# Front Left Dipped Bean Not Working



## 2xWhammie (Jan 12, 2010)

I posted this issue up in the MKV forum (Topic: PaDiddle) but I thought it might do better here. I received the "Front Left Dipped Beam Not Working" message on my MFD and the headlight warning-indicator as well. The situation had been this, when the car was turned on and I flipped the switch, the lights went on. But when I hit that first bump in the road, the left low beam went off and the aforementioned message flashed. If i stopped and restarted, the light would go on and auto-level if necessary. As of late, the light stays off, but the message still appears on the MFD. 
I checked the connections but didn't find anything unusual. I am suspecting the bulb, but the high beam is also not working. Correct me if I am wrong, but are the low and high beams the same bulb? Dealer quotes on a replacement bulb left me gagging. References to the archives came up with "Front Left Dipped Beam Defective" with possible solutions offered, but none confirmed. 
Anyone else out these with this problem?

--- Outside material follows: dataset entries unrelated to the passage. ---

extern "C" int fg_set_viscosity(fg_handle s, fg_real v) {
    FG_REQUIRE(s, FG_ERR_INVALID_ARG, "null handle");
    s->viscosity = v;
    return FG_OK;
}
extern "C" int fg_set_scalar_viscosity(fg_handle s, int ch, fg_real v) {
    FG_REQUIRE(s && ch >= 0 && ch < FG_MAX_SCALARS, FG_ERR_INVALID_ARG, "bad channel");
    s->scalar_viscosity[ch] = v;
    s->scalar_viscosity_set = true;
    return FG_OK;
}
extern "C" int fg_set_viscosity_batch(fg_handle s, const fg_real* nu_B) {
    FG_REQUIRE(s, FG_ERR_INVALID_ARG, "null handle");
    s->viscosity_B = nu_B;
    s->helm_pre_mask = 0;
    return FG_OK;
}
extern "C" int fg_set_scalar_viscosity_batch(fg_handle s, int ch, const fg_real* k_B) {
    FG_REQUIRE(s && ch >= 0 && ch < FG_MAX_SCALARS, FG_ERR_INVALID_ARG, "bad channel");
    s->scalar_viscosity_B[ch] = k_B;
    s->helm_pre_mask = 0;
    return FG_OK;
}

extern "C" int fg_set_fd_preconditioner(fg_handle s, const float* Qx, const float* QxT, const float* Qz, const float* QzT,
                                        const float* lower, const float* inv, const float* cp) {
    FG_REQUIRE(s && Qx && QxT && lower && inv && cp, FG_ERR_INVALID_ARG, "null argument");
    FG_REQUIRE(s->grid.fixed[2] && s->grid.fixed[3], FG_ERR_UNSUPPORTED, "FD preconditioner needs FIXED y faces");
    FG_REQUIRE(s->grid.dims == 2 || (Qz && QzT), FG_ERR_INVALID_ARG, "Qz required in 3-D");
#if !FG_F64
    FG_REQUIRE(s->grid.ny <= 640, FG_ERR_UNSUPPORTED, "FD preconditioner: at most 640 cells along y (LDS of the tridiagonal solve)");
#endif
    const size_t nx = s->grid.nx, ny = s->grid.ny, nz = s->grid.nz;
    auto up = [&](float** dst, const float* src, size_t count) -> hipError_t {
        if (*dst) (void)hipFree(*dst);
        hipError_t e = hipMalloc(dst, sizeof(float) * count);
        if (e == hipSuccess) e = hipMemcpy(*dst, src, sizeof(float) * count, hipMemcpyHostToDevice);
        return e;
    };
    FG_HIP_CHECK(up(&s->fd_Qx, Qx, nx * nx));
    FG_HIP_CHECK(up(&s->fd_QxT, QxT, nx * nx));
    if (s->grid.dims == 3) {
        FG_HIP_CHECK(up(&s->fd_Qz, Qz, nz * nz));
        FG_HIP_CHECK(up(&s->fd_QzT, QzT, nz * nz));
    }
    FG_HIP_CHECK(up(&s->fd_lower, lower, ny));
    FG_HIP_CHECK(up(&s->fd_inv, inv, nx * ny * nz));
    FG_HIP_CHECK(up(&s->fd_cp, cp, nx * ny * nz));
    s->fd_dct_x = 0;
    return FG_OK;
}

extern "C" int fg_set_return_best(fg_handle s, int on) {
    FG_REQUIRE(s, FG_ERR_INVALID_ARG, "null handle");
    s->cg_return_best = on ? 1 : 0;
    return FG_OK;
}

extern "C" int fg_set_cg_reset_steps(fg_handle s, int steps) {
    FG_REQUIRE(s && steps >= 0, FG_ERR_INVALID_ARG, "fg_set_cg_reset_steps: null handle or negative step count");
    s->cg_reset_steps = steps;
    return FG_OK;
}

extern "C" int fg_set_advection_start(fg_handle s, int from_result) {
    FG_REQUIRE(s, FG_ERR_INVALID_ARG, "null handle");
    s->adv_from_result = from_result ? 1 : 0;
    return FG_OK;
}

extern "C" int fg_set_wall_stress_forcing(fg_handle s, int axis, fg_real coef_lo, fg_real coef_hi) {
    FG_REQUIRE(s, FG_ERR_INVALID_ARG, "null handle");
    FG_REQUIRE(axis < s->grid.dims, FG_ERR_INVALID_ARG, "fg_set_wall_stress_forcing: bad axis");
    if (axis >= 0) {
        FG_REQUIRE(s->grid.fixed[2] && s->grid.fixed[3], FG_ERR_UNSUPPORTED, "fg_set_wall_stress_forcing: needs FIXED y faces (walls)");
        if (!s->force_uniform) {
            FG_HIP_CHECK(hipMalloc(&s->force_uniform, sizeof(fg_real) * (size_t)s->grid.B * s->grid.dims));
            FG_HIP_CHECK(hipMemset(s->force_uniform, 0, sizeof(fg_real) * (size_t)s->grid.B * s->grid.dims));
        }
    }
    s->wall_forcing_axis = axis; s->wall_forcing_coef[0] = coef_lo; s->wall_forcing_coef[1] = coef_hi;
    return FG_OK;
}
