template <int D, bool ACC>
__global__ void __launch_bounds__(256) __attribute__((amdgpu_waves_per_eu(4, 4)))
sg_gauss_sum_frames_kernel(SgCam c0, SgBatch bt, int P, const float *__restrict__ means3D, const int32_t *__restrict__ radii0,
                           const uint32_t *__restrict__ header0, const float4 *__restrict__ rows, int g6rows,
                           float *__restrict__ dL_dmeans3D, float *__restrict__ dL_dsh, float *__restrict__ dL_dcolors,
                           float *__restrict__ dL_dopacity, float *__restrict__ dL_dscales, float *__restrict__ dL_drots,
                           float *__restrict__ dL_dcov3D)
{
    __shared__ float lds_all[4][32 * SG_ROW_LDS];
    const int idx = blockIdx.x * blockDim.x + threadIdx.x;
    const int lane = threadIdx.x & 63, wave = threadIdx.x >> 6;
    const int g0 = idx - lane;
    if (g0 >= P) return;
    const bool live = idx < P;
    const int Mrows = c0.M;
    const int nframes = bt.K;
    constexpr int nc = (D + 1) * (D + 1);
    const bool want_sh = dL_dsh != nullptr;
    const bool planar = c0.flags & SG_FLAG_SH_PLANAR;
    const bool staged = D == 3 && Mrows == 16 && want_sh && !planar;
    bool vis_n = live && radii0[idx] > 0 && header0[1] == 0u;
    const float4 z4 = make_float4(0, 0, 0, 0);
    float4 n[SG_GROW_VEC] = { z4, z4, z4, z4 };
    if (vis_n) {
        const float4 *src = rows + SG_GROW_VEC * (size_t)idx;
#pragma unroll
        for (int v = 0; v < SG_GROW_VEC; v++) n[v] = src[v];
    }
    float p[3] = { 0, 0, 0 };
    if (live) { p[0] = means3D[3 * idx]; p[1] = means3D[3 * idx + 1]; p[2] = means3D[3 * idx + 2]; }
    constexpr int NA = 4 * SG_GROW_VEC - 1;
    static_assert(NA * 64 <= 32 * SG_ROW_LDS, "the geometry sums fit the wave's staging block");
    float *sA = lds_all[wave] + lane;
    float A[NA];
#pragma unroll
    for (int k = 0; k < NA; k++) A[k] = 0.0f;
    float acc[nc * 3];
#pragma unroll
    for (int k = 0; k < nc * 3; k++) acc[k] = 0.0f;
    if (ACC && live) {
#pragma unroll
        for (int k = 0; k < 3; k++) A[k] = dL_dmeans3D[3 * idx + k];
        A[3] = dL_dopacity[idx];
        if (g6rows) {
#pragma unroll
            for (int k = 0; k < 6; k++) A[4 + k] = dL_dcov3D ? dL_dcov3D[6 * idx + k] : 0.0f;
        } else {
#pragma unroll
            for (int k = 0; k < 3; k++) A[4 + k] = dL_dscales ? dL_dscales[3 * idx + k] : 0.0f;
#pragma unroll
            for (int k = 0; k < 4; k++) A[8 + k] = dL_drots ? dL_drots[4 * idx + k] : 0.0f;
        }
#pragma unroll
        for (int k = 0; k < 3; k++) A[12 + k] = dL_dcolors ? dL_dcolors[3 * idx + k] : 0.0f;
        if (want_sh) {
            const float *row = dL_dsh + (size_t)idx * Mrows * 3;
#pragma unroll
            for (int k = 0; k < nc * 3; k++) acc[k] = planar ? dL_dsh[((size_t)(k / 3) * P + idx) * 3 + k % 3] : row[k];
        }
    }
#pragma unroll
    for (int k = 0; k < NA; k++) sA[64 * k] = A[k];
#pragma unroll 1
    for (int f = 0; f < nframes; f++) {
        const bool vis = vis_n;
        const bool first = !ACC && f == 0;
        int ln = lane;
        asm volatile("" : "+v"(ln));
        float *sAf = lds_all[wave] + ln;
#pragma unroll
        for (int v = 0; v < SG_GROW_VEC; v++) {
            const float r[4] = { n[v].x, n[v].y, n[v].z, n[v].w };
#pragma unroll
            for (int k = 0; k < 4; k++)
                if (4 * v + k < NA) sAf[64 * (4 * v + k)] = first ? r[k] : r[k] + sAf[64 * (4 * v + k)];
        }
        const float dRGB[3] = { n[3].x, n[3].y, n[3].z };
        if (f + 1 < nframes) {
            vis_n = live && radii0[(size_t)(f + 1) * bt.P + idx] > 0 && sg_at(header0, (size_t)(f + 1) * bt.bin)[1] == 0u;
#pragma unroll
            for (int v = 0; v < SG_GROW_VEC; v++) n[v] = z4;
            if (vis_n) {
                const float4 *src = rows + SG_GROW_VEC * ((size_t)(f + 1) * bt.P + idx);
#pragma unroll
                for (int v = 0; v < SG_GROW_VEC; v++) n[v] = src[v];
            }
        }
        if (want_sh && vis) {
            const float *campos = c0.campos + 3 * (size_t)f * (size_t)bt.cam_stride;
            float dorig[3] = { p[0] - campos[0], p[1] - campos[1], p[2] - campos[2] };
            float sum2 = dorig[0] * dorig[0] + dorig[1] * dorig[1] + dorig[2] * dorig[2];
            float len = sqrtf(sum2);
            float dir[3] = { dorig[0] / len, dorig[1] / len, dorig[2] / len };
            float bas[16];
            sg_sh_basis<D>(dir, bas);
#pragma unroll
            for (int k = 0; k < nc; k++)
#pragma unroll
                for (int ch = 0; ch < 3; ch++)
                    acc[3 * k + ch] = first ? bas[k] * dRGB[ch] : acc[3 * k + ch] + bas[k] * dRGB[ch];
        }
    }
#pragma unroll
    for (int k = 0; k < NA; k++) A[k] = sA[64 * k];
    __builtin_amdgcn_s_waitcnt(0xC07F);
    __builtin_amdgcn_wave_barrier();
    if (want_sh && planar) {
        if (live) {
#pragma unroll
            for (int k = 0; k < nc * 3; k++) dL_dsh[((size_t)(k / 3) * P + idx) * 3 + k % 3] = acc[k];
        }
    } else if (want_sh) {
        if (staged) {
            float *L = lds_all[wave];
#pragma unroll
            for (int h = 0; h < 2; h++) {
                if ((lane >> 5) == h) {
#pragma unroll
                    for (int k = 0; k < nc * 3 / 4; k++)
                        *(float4 *)(L + (lane & 31) * SG_ROW_LDS + 4 * k) = make_float4(acc[4 * k], acc[4 * k + 1], acc[4 * k + 2], acc[4 * k + 3]);
                }
                __builtin_amdgcn_s_waitcnt(0xC07F);
                __builtin_amdgcn_wave_barrier();
                sg_rows48_store(dL_dsh, g0 + 32 * h, P, lane, L, 32, false);
                __builtin_amdgcn_s_waitcnt(0xC07F);
                __builtin_amdgcn_wave_barrier();
            }
        } else if (live) {
            float *dsh_row = dL_dsh + (size_t)idx * Mrows * 3;
#pragma unroll
            for (int k = 0; k < nc * 3; k++) dsh_row[k] = acc[k];
            if (!ACC)
                for (int k = nc * 3; k < Mrows * 3; k++) dsh_row[k] = 0.0f;
        }
    }
    if (!live) return;
    dL_dmeans3D[3 * idx] = A[0]; dL_dmeans3D[3 * idx + 1] = A[1]; dL_dmeans3D[3 * idx + 2] = A[2];
    dL_dopacity[idx] = A[3];
    if (dL_dcolors) { dL_dcolors[3 * idx] = A[12]; dL_dcolors[3 * idx + 1] = A[13]; dL_dcolors[3 * idx + 2] = A[14]; }
    if (g6rows) {
        if (dL_dcov3D) {
#pragma unroll
            for (int k = 0; k < 6; k++) dL_dcov3D[6 * idx + k] = A[4 + k];
        }
    } else {
        if (dL_dscales) { dL_dscales[3 * idx] = A[4]; dL_dscales[3 * idx + 1] = A[5]; dL_dscales[3 * idx + 2] = A[6]; }
        if (dL_drots) { dL_drots[4 * idx] = A[8]; dL_drots[4 * idx + 1] = A[9]; dL_drots[4 * idx + 2] = A[10]; dL_drots[4 * idx + 3] = A[11]; }
    }
}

Are the low and high beam bulbs two separate units or just one?


----------



## GT17V (Aug 7, 2001)

you have bixenons. so technically the way it is setup from the factory, it is the projector that handles both low & high beam.
buy a pair of new Philips bulbs from: http://www.theretrofitsource.com for about $100.


_Modified by GT17V at 11:08 PM 1-25-2010_


----------